**YOUR ASSIGNMENT**
Copy each line below that includes "bytes".

Stored items
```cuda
template <typename T, int LANES, bool NC = true>
__device__ __forceinline__ T row_partial(const CsrView<T>& M, const T* __restrict__ x, int row, int lane) {
  const int start = __ldg(M.rowptr + row);
  const int end = __ldg(M.rowptr + row + 1);
  T s0 = 0, s1 = 0;
  if (LANES == 32) {
    int a0 = (start + 3) & ~3;
    if (a0 > end) a0 = end;
    {
      const int i = start + lane;
      if (i < a0) s0 += __ldcs(M.val + i) * gather_ld<T, NC>(x + __ldcs(M.col + i));
    }
    const int body_end = a0 + ((end - a0) & ~3);
#pragma unroll 2
// ... 14 lines not shown
    for (int j = start + lane; j < end; j += LANES) s0 += __ldcs(M.val + j) * gather_ld<T, NC>(x + __ldcs(M.col + j));
  }
  return s0 + s1;
}

template <typename T, int LANES>
__device__ __forceinline__ T group_sum(T v) {
#pragma unroll
  for (int o = LANES / 2; o > 0; o >>= 1) v += __shfl_xor_sync(0xffffffffu, v, o, LANES);
  return v;
}

template <typename T, int LANES, typename Epi>
__global__ void __launch_bounds__(kBlock) spmv_kernel(CsrView<T> M1, const T* __restrict__ x1, CsrView<T> M2,
                                                      const T* __restrict__ x2, int nrows, Epi epi, RedBuf<T> rb) {
  if (epi.done != nullptr && *epi.done) return;
  constexpr int GROUPS = kBlock / LANES;
  const int lane = threadIdx.x % LANES;
  const int group = threadIdx.x / LANES;
  const int total_groups = gridDim.x * GROUPS;
  T accS[Epi::NS > 0 ? Epi::NS : 1];
  T accM[Epi::NM > 0 ? Epi::NM : 1];
#pragma unroll
  for (int k = 0; k < (Epi::NS > 0 ? Epi::NS : 1); ++k) accS[k] = 0;
#pragma unroll
  for (int k = 0; k < (Epi::NM > 0 ? Epi::NM : 1); ++k) accM[k] = 0;

  for (int base = blockIdx.x * GROUPS; base < nrows; base += total_groups) {
    const int row = base + group;
    const bool valid = row < nrows;
// ... 39 lines not shown
__device__ __forceinline__ T win_row_rest(const unsigned short* __restrict__ col, const T* __restrict__ val, const T* xs,
                                          int start, int end, int lane) {
  T s = 0;
  for (int j0 = start + 256; j0 < end; j0 += 256) {
    const int L = min(32, (end - j0) >> 3);
    if (lane < L) {
      const uint4 c = __ldcs(reinterpret_cast<const uint4*>(col + j0 + lane * 8));
      T v[8];
      load8_coalesced(val + j0, L, lane, v);
      s += win_fma8<T>(v, c, xs);
    }
  }
  return s;
}

template <typename T, typename Epi>
__global__ void __launch_bounds__(kWinThreads, 1) spmv_win_kernel(WcsrView<T> M, const T* __restrict__ x, CsrView<T> M2,
                                                                  const T* __restrict__ x2, Epi epi, RedBuf<T> rb,
                                                                  T* __restrict__ ypart, unsigned* __restrict__ chunk_ticket) {
  if (epi.done != nullptr && *epi.done) return;
  extern __shared__ __align__(128) unsigned char win_smem[];
  T* xs = reinterpret_cast<T*>(win_smem);
  __shared__ __align__(8) uint64_t bar;
  __shared__ int fin_flag;
  const int lane = threadIdx.x & 31, warp = threadIdx.x >> 5;
  const int w = blockIdx.x % M.nwin, chunk = blockIdx.x / M.nwin;
  const int nchunks = gridDim.x / M.nwin;
  if (threadIdx.x == 0) {
    mbar_init(&bar, 1);
    mbar_fence_init();
    int cnt = M.ncols - w * M.W;
    if (cnt > M.W) cnt = M.W;
    const unsigned bytes = ((unsigned)cnt * (unsigned)sizeof(T) + 15u) & ~15u;
    mbar_expect_tx(&bar, bytes);
    bulk_load_g2s(xs, x + (size_t)w * M.W, bytes, &bar);
  }
  __syncthreads();
  const int r0 = M.cta_row_start[chunk], r1 = M.cta_row_start[chunk + 1];
  T accS[Epi::NS > 0 ? Epi::NS : 1];
  T accM[Epi::NM > 0 ? Epi::NM : 1];
#pragma unroll
  for (int k = 0; k < (Epi::NS > 0 ? Epi::NS : 1); ++k) accS[k] = 0;
#pragma unroll
  for (int k = 0; k < (Epi::NM > 0 ? Epi::NM : 1); ++k) accM[k] = 0;

  const int* rp = M.rowptr + (size_t)w * (M.nrows + 1);
  const bool single = (M.nwin == 1);
  T* yw = ypart + (size_t)w * M.nrows;
  const int nmine = (r1 - r0 - warp + kWinWarps - 1) / kWinWarps;
  bool waited = false;
  int sa = 0, ea = 0, sb = 0, eb = 0;
  auto fetch_ptrs = [&](int k, int& s_a, int& e_a, int& s_b, int& e_b) {
    s_a = e_a = s_b = e_b = 0;
    if (k < nmine) {
      const int row = r0 + warp + k * kWinWarps;
      s_a = __ldg(rp + row);
      e_a = __ldg(rp + row + 1);
    }
    if (k + 1 < nmine) {
      const int row = r0 + warp + (k + 1) * kWinWarps;
      s_b = __ldg(rp + row);
      e_b = __ldg(rp + row + 1);
    }
  };
  fetch_ptrs(0, sa, ea, sb, eb);
  for (int k = 0; k < nmine; k += 2) {
    const bool has_b = (k + 1 < nmine);
    const int ja = sa + lane * 8, jb = sb + lane * 8;
    const bool la = ja < ea, lb = jb < eb;
    uint4 cxa = make_uint4(0, 0, 0, 0), cxb = make_uint4(0, 0, 0, 0);
    T va[8], vb[8];
#pragma unroll
    for (int i = 0; i < 8; ++i) { va[i] = T(0); vb[i] = T(0); }
    if (la) { cxa = __ldcs(reinterpret_cast<const uint4*>(M.col + ja)); load8_coalesced(M.val + sa, min(32, (ea - sa) >> 3), lane, va); }
    if (lb) { cxb = __ldcs(reinterpret_cast<const uint4*>(M.col + jb)); load8_coalesced(M.val + sb, min(32, (eb - sb) >> 3), lane, vb); }
    const int csa = sa, cea = ea, csb = sb, ceb = eb;
    fetch_ptrs(k + 2, sa, ea, sb, eb);
    if (!waited) { mbar_wait(&bar, 0); waited = true; }
    T pa = la ? win_fma8<T>(va, cxa, xs) : T(0);
    T pb = lb ? win_fma8<T>(vb, cxb, xs) : T(0);
    if (cea - csa > 256) pa += win_row_rest<T>(M.col, M.val, xs, csa, cea, lane);
    if (ceb - csb > 256) pb += win_row_rest<T>(M.col, M.val, xs, csb, ceb, lane);
    const int rowa = r0 + warp + k * kWinWarps;
    const int rowb = rowa + kWinWarps;
    const bool hi = (lane & 16) != 0;
    T keep = hi ? pb : pa;
    const T send = hi ? pa : pb;
    keep += __shfl_xor_sync(0xffffffffu, send, 16);
#pragma unroll
    for (int o = 8; o > 0; o >>= 1) keep += __shfl_xor_sync(0xffffffffu, keep, o);
    if (lane == 0 || (lane == 16 && has_b)) {
      const int row = hi ? rowb : rowa;
      if (single) epi.row(row, keep, accS, accM);
      else yw[row] = keep;
    }
  }
  if (!waited) mbar_wait(&bar, 0);

  if (!single) {
    __threadfence();
    __syncthreads();
    if (threadIdx.x == 0) {
      const unsigned t = atomicAdd(chunk_ticket + chunk, 1u);
      fin_flag = (t == (unsigned)M.nwin - 1u);
      if (fin_flag) chunk_ticket[chunk] = 0u;
    }
    __syncthreads();
    if (!fin_flag) return;
    __threadfence();
    for (int row = r0 + (int)threadIdx.x; row < r1; row += kWinThreads) {
      T tot = __ldcg(ypart + row);
      for (int ww = 1; ww < M.nwin; ++ww) tot += __ldcg(ypart + (size_t)ww * M.nrows + row);
// ... 23 lines not shown
  const T* rho;
  __device__ void row(int r, T s, T*, T*) const { y[r] = rho[r] * s; }
  __device__ void operator()(T*) const {}
};

template <typename T>
struct EpiKktOp {
  static constexpr int NS = 1, NM = 0;
  const int* done;
  T* c;
  const T* u;
  T sigma;
  const T* add;
  __device__ void row(int r, T s, T* accS, T*) const {
    const T ur = u[r];
    const T v = (add ? s + add[r] : s) + sigma * ur;
    c[r] = v;
    accS[0] += ur * v;
  }
  __device__ void operator()(T*) const {}
};

template <typename T>
struct EpiAddVec {
  static constexpr int NS = 0, NM = 0;
  const int* done;
  T* y;
  const T* add;
  __device__ void row(int r, T s, T*, T*) const { y[r] = add ? s + add[r] : s; }
  __device__ void operator()(T*) const {}
};
// ... 18 lines not shown
  const T* rho;
  __device__ void row(int r, T s, T*, T*) const { y[r] = s - x2[r] / rho[r]; }
  __device__ void operator()(T*) const {}
};

template <typename T>
struct EpiAdmmTail {
  static constexpr int NS = 0, NM = 0;
  const int* done;
  const T* x2;
  const T* rho;
  const T* s;
  const T* ws_in;
  T* ws_out;
  T alpha;
  __device__ void row(int r, T sum, T*, T*) const {
    const T rh = rho[r];
    const T nu = rh * (sum - x2[r]);
    const T sr = s[r], w = ws_in[r];
    const T s_tl = T(2) * sr - w - nu / rh;
    ws_out[r] = w + alpha * (s_tl - sr);
  }
  __device__ void operator()(T*) const {}
};

template <typename T>
struct EpiPrimalRes {
  static constexpr int NS = 0, NM = 4;
  const int* done;
  const T* s;
  const T* b;
  const T* Einv;
// ... 50 lines not shown
```

cosmo.jl_b200/csrc/vector_kernels.cuh:

```cuda
#pragma once
#include "common.cuh"

namespace cosmo {

enum {
  SC_RES = 0,
  SC_PREV = 1,
  SC_TOL = 2,
  SC_RES2 = 3,
  SC_RHS2 = 4,
  SC_TMP0 = 5,
  SC_TMP1 = 6,
  SC_TMP2 = 7,
  SC_TMP3 = 8,
  SC_TMP4 = 9,
  SC_TMP5 = 10,
  SC_TMP6 = 11,
  SC_TMP7 = 12,
  SC_H1 = 16, SC_H2 = 17, SC_H3 = 18, SC_H4 = 19,
  SC_RHS_1 = 20, SC_RHS_2 = 21,
  SC_C_PREV = 22, SC_S_PREV = 23, SC_C_CURR = 24, SC_S_CURR = 25,
  SC_K3_INV_H4 = 26, SC_K3_H2 = 27, SC_K3_H1 = 28, SC_K3_INV_H3 = 29, SC_K3_RHS1 = 30,
  SC_COUNT = 32
};
// ... 276 lines not shown
    const T rhsn = sqrt(out[1]);
    const T tol = tol_num / rhsn;
    sc[SC_RES] = res;
    sc[SC_PREV] = T(1);
    sc[SC_TOL] = tol;
    isc[ISC_IT] = 0;
    isc[ISC_DONE] = (res <= tol || isc[ISC_MAXIT] <= 0) ? 1 : 0;
    if (seq) *seq = *seq + 1u;
  }
};

template <typename T>
__global__ void __launch_bounds__(kBlock) cg_init_kernel(int n, const T* __restrict__ rhs, const T* __restrict__ c,
                                                         T* __restrict__ r, T* __restrict__ u, RedBuf<T> rb,
                                                         CgInitFin<T> fin, bool p2p, P2pView<T> xv) {
  T accS[2] = {0, 0};
  T accM[1] = {0};
  unsigned slot = 0;
  if (p2p) {
    const unsigned sq = *xv.seq;
    slot = sq & 1u;
    p2p_wait_all(xv, slot, sq + 1u);
  }
  for (int i = blockIdx.x * blockDim.x + threadIdx.x; i < n; i += gridDim.x * blockDim.x) {
    const T b = rhs[i];
    const T ci = p2p ? p2p_gather(xv, slot, i) : c[i];
    const T ri = b - ci;
    r[i] = ri;
    u[i] = T(0);
    accS[0] += ri * ri;
    accS[1] += b * b;
  }
  reduce_and_finalize<T, 2, 0>(accS, accM, rb, fin);
}
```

**RESULT OF THE EXERCISE**
    const unsigned bytes = ((unsigned)cnt * (unsigned)sizeof(T) + 15u) & ~15u;
    mbar_expect_tx(&bar, bytes);
    bulk_load_g2s(xs, x + (size_t)w * M.W, bytes, &bar);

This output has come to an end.